Previously, ransomware actors exerted pressure on victims by contacting customers to let them know of the intrusion. Sometimes, they would also try to intimidate the victim by contacting them directly over the phone.
Comments
gryphenwings - 3 months ago
I'm in no way condoning the ransome ware eco-system, but this does make you wonder if US cyber-security could have a division that tests various public and private networks. Something along the lines of "we've breached your systems, now show us the fix or you're stuck for a while". I get that sounds like big brother encroaching on private systems, but for gods sake, companies aren't going to fix their code flaws if nobody is trying to penetrate their systems.
h_b_s - 3 months ago
What makes you think a government administrative agency would have any more success than the thousands of researchers out there hunting for bug bounties?
The problem is structural and regulatory, not from a lack of workers. The computer use industry is based around cycles of updates. Successful attackers are inside those cycles so they can manage entry before IT teams can update. Long update cycles are both a problem of neglectful management, and in some cases, arthritic regulatory regimes that demand certain certifications be adhered to. Those certification processes take time and money and are too antiquated to deal with the current cyber security landscape. They were designed for safety and reliability, but not security.
Neglectful management is curable. You make management directly accountable for their negligence in data security. Note I said "negligence", not for breaches, there's a difference. You can be doing everything you can possibly do, and still be successfully attacked.
Regulatory regime change requires a functioning, competent legislative branch, and the US doesn't have that right now... arguably neither does the EU in as far as being competent is concerned (Article 45 anyone?).

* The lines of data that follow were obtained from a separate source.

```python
def conv_wino44(x, wf, cout, dil=1, scale=None, shift=None, res=None, act=ACT_NONE, out=None, gn_eps=None, gn_split=1):
    x, ldx = as_nhwc(x)
    B, cin, H, W = x.shape
    cop = wf.shape[2] * 32
    y = out if out is not None else new_act(B, cout, H, W, x.device)
    y_, ldy = as_nhwc(y)
    assert y_.data_ptr() == y.data_ptr(), 'conv_wino44: `out` must already be NHWC-stored'
    r, ldr = (None, 0) if res is None else as_nhwc(res)
    part = None
    if gn_eps is not None:
        part = torch.empty((B, lib().lm_winograd44_gn_chunks(H, W, dil), cout, 2), device=x.device, dtype=torch.float64)
    tiles = lib().lm_winograd44_tiles(B, H, W, dil)
    if isinstance(wf, SplitFragments):
        _hooked(f'wino44split {cin}->{cout} k3x3 d{dil} @{H}x{W} B{B}', 2.0 * B * H * W * cout * cin * 9,
                lambda: check(lib().lm_conv3x3_winograd44_split_f32(_stream(), _ptr(x), ldx, _ptr(wf.words), cop, _ptr(scale), _ptr(shift), _ptr(r),
                                                                    ldr, _ptr(y), ldy, B, H, W, cin, cout, dil, act, _ptr(part), wf.post)),
                3 * 2.0 * 36 * tiles * cin * cout)
    else:
        _hooked(f'wino44 {cin}->{cout} k3x3 d{dil} @{H}x{W} B{B}', 2.0 * B * H * W * cout * cin * 9,
# ... 540 lines not shown
```

lanemapping_amd/pcencoder.py:

```python
import os

import torch
import torch.nn as nn

from . import ops, trace
from .registry import PCENCODER
from .packing import PackedModule

_LAYERS = {'resnet18': [2, 2, 2, 2], 'resnet34': [3, 4, 6, 3]}
MERGE_BRANCH_CONVS = os.environ.get('LANEMAP_MERGE_BRANCH_CONVS', '1') != '0'
WINO_F44 = os.environ.get('LANEMAP_WINO_F44', '1') != '0'
WINO_F44_MIN_CIN = int(os.environ.get('LANEMAP_WINO_F44_MIN_CIN', '64'))
WINO_SPLIT = os.environ.get('LANEMAP_WINO_SPLIT', '0') != '0'


def _frag44(w):
    if WINO_SPLIT:
        return ops.pack_wino44_fragments_split(ops.pack_wino44(w))
    return ops.pack_wino44_fragments(ops.pack_wino44(w))


def _f44_ok(conv):
    return WINO_F44 and conv.kernel_size == (3, 3) and conv.stride == (1, 1) and conv.in_channels >= WINO_F44_MIN_CIN and conv.in_channels % 16 == 0
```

Staylormoon - 3 months ago
Funny you should mention that:
https://www.cisa.gov/
They do pen testing and monitoring, this business I think would be on their critical list and could receive their services.
NoneRain - 3 months ago
Zero attention, zero payment. ALPHV crying on forums and issuing complains to authorities lol
For more companies with attitude like MeridianLink, (just don't "forget" to report to SEC if the leak indeed happened)
DyingCrow - 3 months ago
This is way, way too funny :)
AlGor1979 - 3 months ago
In other words the SEC is one more tool in the ransomware arsenal. Instead of pushing real protection from ransomware and viruses (I mean the Recordable Drive technology) bureaucrats are punishing victims.
h_b_s - 3 months ago
No, they're punishing management for being irresponsible douches for not notifying investors and customers their systems had been breached and therefore at risk of personal compromise.
You have no clue what you're talking about.
AlGor1979 - 3 months ago
Sorry to inform you, but you are wrong. “Management being irresponsible”? How do you know? Management can do everything the SEC demands and still be hacked. Because the current multi-billion dollar anti-ransomware industry does not give real protection to people. Actually, they do want more attacks because it helps them to take more money from companies for their useless recommendations. They do not like and they do not mention the Recordable Drives because it is the end of their business.

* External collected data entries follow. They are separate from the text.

# yassram/iterative-closest-point

Measured on AMD Instinct MI355X. Metric: ICP iterations/sec (synthetic 1048576-point pair, C4, exact NN), higher is better.
Workload: dtype f64 (30 exact fp64 grid searches (fp32 screen, candidates decided in fp64: the first from cell seeds, the seeded ones the fused grid iteration nn_grid_iter2_kernel, 75% of its queries kept their correspondence by the exclusion certificate without a walk); fp64 transform and reductions)

## Files before the change

### iterative-closest-point_amd/csrc/icp_grid.hip

```cpp
#include <hip/hip_runtime.h>

#include <algorithm>
#include <cmath>
#include <cstdlib>
#include <string>
#include <type_traits>

#include "icp_canon.h"
#include "icp_device.h"
#include "icp_gridbox.h"
#include "icp_kernels.h"

namespace icp {
namespace {

__device__ __forceinline__ double d64g(double px, double py, double pz, double mx, double my,
                                       double mz)
{
    const double dx = px - mx;
    const double dy = py - my;
    const double dz = pz - mz;
    return (dx * dx + dy * dy) + dz * dz;
}

// ... 951 lines not shown
                            const float rem = rc2 - dy * dy - dz * dz;
                            if (rem < 0.0f) {
                                x1 = x0 - 1;
                            } else {
                                const float xw = sqrtf(rem) * (1.0f + 0x1.0p-20f) + xroom;
                                x0 = max(x0, c0[0] + (int)floorf(fmaxf(tr[0] - xw, -1.0f)));
                                x1 = min(x1, c0[0] + (int)floorf(fminf(tr[0] + xw, xspan)));
                            }
#endif
                            if (x0 <= x1) {
                                a0 = gv.start[row + x0];
                                a1 = gv.start[row + x1 + 1];
                            }
                        }
                        k0[v] = a0;
                        pre[v + 1] = pre[v] + (a1 - a0);
                    }
                    if constexpr (kBal) {
                        int K[2 * KR], P[2 * KR + 1];
                        P[0] = 0;
#pragma unroll
                        for (int v = 0; v < KR; ++v) {
                            const int len = pre[v + 1] - pre[v];
                            const int ok0 = __builtin_amdgcn_update_dpp(0, k0[v], 0xB1, 0xf, 0xf, true);
                            const int ol = __builtin_amdgcn_update_dpp(0, len, 0xB1, 0xf, 0xf, true);
                            K[2 * v] = sub ? ok0 : k0[v];
                            K[2 * v + 1] = sub ? k0[v] : ok0;
                            P[2 * v + 1] = P[2 * v] + (sub ? ol : len);
                            P[2 * v + 2] = P[2 * v + 1] + (sub ? len : ol);
                        }
                        const int T = P[2 * KR];
                        for (int f0 = 0; f0 < T; f0 += G * KU) {
                            int kk[KU];
#pragma unroll
                            for (int v = 0; v < KU; ++v) {
                                const int f = f0 + sub + G * v;
                                int pp = K[0] + f;
#pragma unroll
                                for (int w = 1; w < 2 * KR; ++w)
                                    if (f >= P[w]) pp = K[w] + (f - P[w]);
                                kk[v] = f < T ? pp : -1;
                            }
                            float4 mm[KU];
#pragma unroll
                            for (int v = 0; v < KU; ++v) mm[v] = gv.pts32[kk[v] >= 0 ? kk[v] : 0];
#pragma unroll
                            for (int v = 0; v < KU; ++v)
                                if (kk[v] >= 0) test(mm[v], kk[v]);
                        }
                        continue;
                    }
                    const int tot = pre[KR];
                    for (int f0 = 0; f0 < tot; f0 += KU) {
                        int kk[KU];
#pragma unroll
                        for (int v = 0; v < KU; ++v) {
                            const int f = f0 + v;
                            int pp = k0[0] + f;
#pragma unroll
                            for (int w = 1; w < KR; ++w)
                                if (f >= pre[w]) pp = k0[w] + (f - pre[w]);
                            kk[v] = f < tot ? pp : -1;
                        }
                        float4 mm[KU];
#pragma unroll
                        for (int v = 0; v < KU; ++v) mm[v] = gv.pts32[kk[v] >= 0 ? kk[v] : 0];
#pragma unroll
                        for (int v = 0; v < KU; ++v)
                            if (kk[v] >= 0) test(mm[v], kk[v]);
                    }
                }
            }
            if (nc) flush();
        }
        lap(7);
#pragma unroll
        for (int o = 1; o < G; o <<= 1) {
            const double ob = __shfl_xor(best, o, 64);
            const int oi = __shfl_xor(bi, o, 64), ok2 = __shfl_xor(bk, o, 64), ows = __shfl_xor(wset, o, 64);
            const double ox = __shfl_xor(wx, o, 64), oy = __shfl_xor(wy, o, 64), oz = __shfl_xor(wz, o, 64);
            if (ob < best || (ob == best && (unsigned)oi < (unsigned)bi)) {
                best = ob;
                bi = oi;
                bk = ok2;
                wx = ox;
                wy = oy;
                wz = oz;
                wset = ows;
            } else if (ob == best && oi == bi) {
                bk = max(bk, ok2);
                if (!wset && ows) {
                    wx = ox;
                    wy = oy;
                    wz = oz;
                    wset = 1;
                }
            }
        }
        unsigned long long bigm = __ballot(active && !ok && sub == 0);
        nbig += __popcll(bigm);
        if (kIterDbg && dbg) dcnt[3] += __popcll(bigm);
        while (bigm) {
            const int bl = __ffsll((long long)bigm) - 1;
            bigm &= bigm - 1;
            const double bq[3] = {__shfl(q[0], bl, 64), __shfl(q[1], bl, 64), __shfl(q[2], bl, 64)};
            const double be = __shfl(e, bl, 64);
            const int bh = __shfl(h, bl, 64);
            double b2 = INFINITY;
            int bj = -1;
            int d0[3], d1[3];
            if (bh >= 0 && be == be && be < INFINITY && complete_box(bq, be, gv, budget, d0, d1)) {
                b2 = be;
                bj = bh;
                scan_box<64>(bq, d0, d1, gv, lane, b2, bj);
            } else {
                for (int k = lane; k < nm; k += 64) {
                    const double4 m = m4[k];
                    lex_min(b2, bj, d64g(bq[0], bq[1], bq[2], m.x, m.y, m.z), k);
                }
            }
            group_lex_min<64>(b2, bj);
            if (lane / G == bl / G) {
                best = b2;
                bi = bj < 0 ? 0 : bj;
                bk = -1;
                wset = 0;
            }
        }
        lap(8);
        if (active) {
            if (!(ok && bi == h)) {
                if (wset) {
                    y[0] = wx;
                    y[1] = wy;
                    y[2] = wz;
                } else {
                    const double4 w = m4[bi];
                    y[0] = w.x;
                    y[1] = w.y;
                    y[2] = w.z;
                }
            }
            if (sub == 0) {
                idx[t] = bi;
                yx[t] = y[0];
                yy[t] = y[1];
                yz[t] = y[2];
            }
        }
        const IterState *sh_ = fresh();
        const double cp[3] = {sh_->shift_p[0], sh_->shift_p[1], sh_->shift_p[2]};
        const double cy[3] = {sh_->shift_y[0], sh_->shift_y[1], sh_->shift_y[2]};
        const double d[6] = {active ? q[0] - cp[0] : 0.0, active ? q[1] - cp[1] : 0.0, active ? q[2] - cp[2] : 0.0,
                             active ? y[0] - cy[0] : 0.0, active ? y[1] - cy[1] : 0.0, active ? y[2] - cy[2] : 0.0};
        if constexpr (G == 2 && ICP_ITER_LDS_TREE) {
            double *const lf = s_leaf[wave];
#pragma unroll
            for (int k = 0; k < kCanonCols; ++k) {
                double leaf;
                if (k < 6) leaf = 0.0 + d[k];
                else if (k < 15) leaf = 0.0 + d[(k - 6) / 3] * d[3 + (k - 6) % 3];
                else if (k == 15) leaf = 0.0 + ((d[3] * d[3] + d[4] * d[4]) + d[5] * d[5]);
                else if (k == 16) leaf = 0.0 + ((d[0] * d[0] + d[1] * d[1]) + d[2] * d[2]);
                else leaf = active ? 0.0 + e : 0.0;
                if (!active) leaf = 0.0;
                if (sub == 0) lf[k * kLeafStride + u] = leaf;
            }
            __builtin_amdgcn_fence(__ATOMIC_RELEASE, "wavefront");
            __builtin_amdgcn_wave_barrier();
            __builtin_amdgcn_fence(__ATOMIC_ACQUIRE, "wavefront");
            if (lane < kCanonCols) {
                const double *col = lf + lane * kLeafStride;
                double part[4];
#pragma unroll
                for (int g8 = 0; g8 < 4; ++g8) {
                    double v[8];
#pragma unroll
                    for (int j = 0; j < 8; ++j) v[j] = col[8 * g8 + j];
                    part[g8] = ((v[0] + v[1]) + (v[2] + v[3])) + ((v[4] + v[5]) + (v[6] + v[7]));
                }
                acc = acc + ((part[0] + part[1]) + (part[2] + part[3]));
            }
            __builtin_amdgcn_fence(__ATOMIC_RELEASE, "wavefront");
            __builtin_amdgcn_wave_barrier();
            __builtin_amdgcn_fence(__ATOMIC_ACQUIRE, "wavefront");
        } else
#pragma unroll
        for (int k = 0; k < kCanonCols; ++k) {
            double leaf;
            if (k < 6) leaf = 0.0 + d[k];
            else if (k < 15) leaf = 0.0 + d[(k - 6) / 3] * d[3 + (k - 6) % 3];
            else if (k == 15) leaf = 0.0 + ((d[3] * d[3] + d[4] * d[4]) + d[5] * d[5]);
            else if (k == 16) leaf = 0.0 + ((d[0] * d[0] + d[1] * d[1]) + d[2] * d[2]);
            else leaf = active ? 0.0 + e : 0.0;
            if (!active) leaf = 0.0;
            if constexpr (G == 2) {
                const double v = lane_value(wave_tree_odd(leaf), 63);
                if (lane == k) acc = acc + v;
            } else {
                const double v = lane_value(wave_tree_quad(leaf), 63);
                if (lane == k) acc = v;
            }
        }
        lap(9);
    }
    if (kIterDbg && dbg)
        for (int o = 32; o >= 1; o >>= 1) dcnt[4] += __shfl_xor(dcnt[4], o, 64);
    if (kIterDbg && dbg && lane == 0)
        for (int f = 0; f < 12; ++f)
            if (dcnt[f]) atomicAdd(dbg + f, dcnt[f]);
    __shared__ double sh[NW][kCanonCols];
    if (lane < kCanonCols) sh[wave][lane] = acc;
    __syncthreads();
    if (threadIdx.x < kCanonCols) {
        const int k = threadIdx.x;
        double v[4];
#pragma unroll
        for (int j = 0; j < 4; ++j)
            v[j] = H == 1 ? sh[j][k] : 0.0 + (sh[H * j][k] + sh[H * j + H - 1][k]);
        rows[(size_t)k * R + wr] = (v[0] + v[1]) + (v[2] + v[3]);
    }
    __shared__ int s_cnt[2][NW];
    for (int o = 32; o >= 1; o >>= 1) far += __shfl_xor(far, o, 64);
    if (lane == 0) {
        s_cnt[0][wave] = far;
        s_cnt[1][wave] = nbig;
    }
    __syncthreads();
    if (threadIdx.x < 2) {
        int tot = 0;
        for (int w = 0; w < NW; ++w) tot += s_cnt[threadIdx.x][w];
        int *dst = threadIdx.x == 0 ? far_acc : big_count;
        if (tot && dst) atomicAdd(dst, tot);
    }
}
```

Recordable Drive technology has been available for many years. It creates complete, 100%, hardware based protection against ransomware and many other cyber-attacks. Once a file is recorded, it cannot be modified in any way, it cannot be encrypted by ransomware, it cannot be infected by a virus.
Does the SEC or any other government agency promote this technology? No, they take the side of ransomware criminals and attack the victims together giving to the criminals even more power.
Fever905 - 3 months ago
Maybe they are shorting the stock. Doesn't this formula make sense? Hack a company, short the stock, force the SEC reporting, make money whether they pay or not.
AlGor1979 - 3 months ago
Exactly! It is one more tool in the ransomware arsenal. More pressure on the victim.